Semantic Segmentation Inference¶
This guide covers how to perform inference with trained semantic segmentation models, including visualization, export, and batch processing.
Overview¶
The segmentation_inference.py script provides a comprehensive toolkit for semantic segmentation inference with the following features:
Core Features:
- Load trained segmentation models from checkpoints
- Single image and batch prediction
- Automatic preprocessing using model's data config
- Support for multiple datasets (Cityscapes, Pascal VOC, custom)
Visualization:
- Overlay segmentation masks on original images
- Adjustable transparency for overlays
- Pre-configured color palettes (Cityscapes, Pascal VOC)

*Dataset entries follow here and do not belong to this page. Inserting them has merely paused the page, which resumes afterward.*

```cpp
struct KeyRanges { int per, nsplit; };
static inline KeyRanges key_ranges(int nkb_total, int want) {
  if (want > nkb_total) want = nkb_total;
  if (want < 1) want = 1;
  const int per = cdiv(nkb_total, want);
  return {per, cdiv(nkb_total, per)};
}
long long mha_bwd_slab_cap_bytes();
bool mha_bwd_x3_shape_ok(int B, int C, int heads, int L);
KeyRanges mha_bwd_h2_key_ranges(int B, int heads, int L, int D);
int64_t mha_bwd_x3_workspace_floats(int B, int C, int heads, int L);
bool mha_bwd_h2_lds_granted();
void launch_mha_bwd_h2(const float* qkv, const float* d_o, const float* lse2, const float* delta, float* dqkv, float* ws, int B,
                       int C, int heads, int L, KeyRanges g, hipStream_t stream);
int64_t mha_fwd_x3p_workspace(int B, int C, int heads, int L);
int64_t mha_fwd_h2_tail_bytes(int B, int C);
void launch_mha_fwd_x3p(const float* qkv, float* o, float* lse2, int B, int C, int heads, int L, float qscale, void* ws, hipStream_t stream);
void launch_mha_fwd_h2(const float* qkv, float* o, float* lse2, int B, int C, int heads, int L, float qscale, void* ws, hipStream_t stream);
void launch_qk_split_h2(const float* qkv, void* ws, int B, int C, int heads, int L, float qscale, hipStream_t stream);
void launch_v_split_h2(const float* qkv, void* ws, int B, int C, int heads, int L, hipStream_t stream);
void launch_mha_fwd_x3(const float* qkv, float* o, float* lse2, int B, int C, int heads, int L, float qscale, hipStream_t stream);
void launch_mha_fwd_f16(const float* qkv, float* o, int B, int C, int heads, int L, float qscale, void* ws, hipStream_t stream);

}
```

include/hdiff.h:

```cpp
#ifndef HDIFF_H_
#define HDIFF_H_

#include <stdint.h>

#ifdef __cplusplus
extern "C" {
#endif

typedef void* hdiff_stream_t;

enum hdiff_status {
  HDIFF_OK = 0,
  HDIFF_ERR_INVALID = -1,
  HDIFF_ERR_LAUNCH = -2,
  HDIFF_ERR_NO_DEVICE = -3
};

int hdiff_abi_version(void);
const char* hdiff_last_error(void);
int hdiff_device_count(void);
enum { HDIFF_CONTRACT_F32 = 0, HDIFF_CONTRACT_BF16X3 = 1, HDIFF_CONTRACT_F16 = 2 };
int hdiff_set_contraction_mode(int mode);
int hdiff_get_contraction_mode(void);

// ... 86 lines not shown
  int tap_dy[HDIFF_MAX_TAPS];
  int tap_dx[HDIFF_MAX_TAPS];
} hdiff_conv_wgrad_desc;
int hdiff_conv2d_wgrad_workspace(const hdiff_conv_wgrad_desc* d, int* nsplit_out, int64_t* floats_out);
int hdiff_conv2d_wgrad(const hdiff_conv_wgrad_desc* d, float* dwp, int nsplit, hdiff_stream_t stream);
int hdiff_conv2d_wgrad_dropout(const hdiff_conv_wgrad_desc* d, const uint32_t* keep_bits, float inv_keep, float* dwp, int nsplit,
                               hdiff_stream_t stream);
enum {
  HDIFF_WGRAD_ROUTE_FAST_1X1 = 0,
  HDIFF_WGRAD_ROUTE_FAST_3X3 = 1,
  HDIFF_WGRAD_ROUTE_GENERIC = 2,
  HDIFF_WGRAD_ROUTE_GENERIC_ROWS1 = 3,
  HDIFF_WGRAD_ROUTE_GENERIC_ROWS2 = 4
};
int hdiff_conv2d_wgrad_route(const hdiff_conv_wgrad_desc* d, int dropout, int* route_out);
int hdiff_conv_wgrad_unpack(const float* dwp, int nsplit, float* dw, int mode, int Cout, int Cin, int KH, int KW, int ntaps,
                            const int* tap_ky, const int* tap_kx, int CinPad, int CoutPad, int accumulate,
                            hdiff_stream_t stream);

int hdiff_gn_stats(const float* x0, const float* x1, int C0, int C1, int B, int HW, int G, int nsplit, float* ws,
                   hdiff_stream_t stream);
int hdiff_gn_finalize(const float* ws, int B, int C, int G, int nsplit, const float* gamma, const float* beta, float eps,
                      float* scale, float* shift, float* mean_out , float* rstd_out ,
                      hdiff_stream_t stream);
int hdiff_gn_scale_shift(const float* x0, const float* x1, int C0, int C1, int B, int HW, int G, int nsplit, float* ws,
                         const float* gamma, const float* beta, float eps, float* scale, float* shift,
                         hdiff_stream_t stream);
int hdiff_gn_swish_bwd(const float* x0, const float* x1, int C0, int C1, int B, int HW, int G, const float* dA,
                       const float* mean, const float* rstd, const float* gamma, const float* beta, float* ws, float* dx0,
                       float* dx1, float* dgamma, float* dbeta, hdiff_stream_t stream);
int hdiff_gn_swish_dropout_bwd(const float* x, int C, int B, int HW, int G, const float* dA, const uint32_t* keep_bits,
                               float inv_keep, const float* mean, const float* rstd, const float* gamma, const float* beta,
                               float* ws, float* dx, float* dgamma, float* dbeta, hdiff_stream_t stream);
int hdiff_gn_affine_bwd(const float* x, int C, int B, int HW, int G, const float* dY, const float* mean, const float* rstd,
                        const float* gamma, const float* beta, float* ws, float* dx, float* dgamma, float* dbeta,
                        hdiff_stream_t stream);
int hdiff_bias_addvec_grad(const float* dy, int B, int C, int HW, float* dvec, float* dbias, hdiff_stream_t stream);
int hdiff_gn_affine_apply(const float* x, const float* scale, const float* shift, float* y, int B, int C, int HW,
                          hdiff_stream_t stream);
int hdiff_gn_swish_apply(const float* x, const float* scale, const float* shift, float* y, int B, int C, int HW,
                         hdiff_stream_t stream);
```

- Create class legends with color boxes and labels
Export Options:
- Save colored or grayscale masks as PNG
- Export per-class pixel statistics to JSON
- Batch processing with comprehensive statistics
Quick Start¶
Basic Inference¶
from examples.segmentation_inference import (
load_model,
predict_single_image,
visualize_segmentation,
CITYSCAPES_CLASSES,
CITYSCAPES_COLORS,
)
import torch
# Load trained model
model = load_model(
checkpoint_path="best-segmentor.ckpt",
backbone="resnet50",
num_classes=19,
head_type="deeplabv3plus",
image_size=512,
)
device = torch.device("cuda" if torch.cuda.is_available() else "cpu")
model = model.to(device)
# Predict on single image
result = predict_single_image(model, "street_scene.jpg")
# Result contains:
# - result["mask"]: (H, W) numpy array of class indices
# - result["probabilities"]: (C, H, W) numpy array of class probabilities
# - result["original_size"]: (width, height) tuple
print(f"Mask shape: {result['mask'].shape}")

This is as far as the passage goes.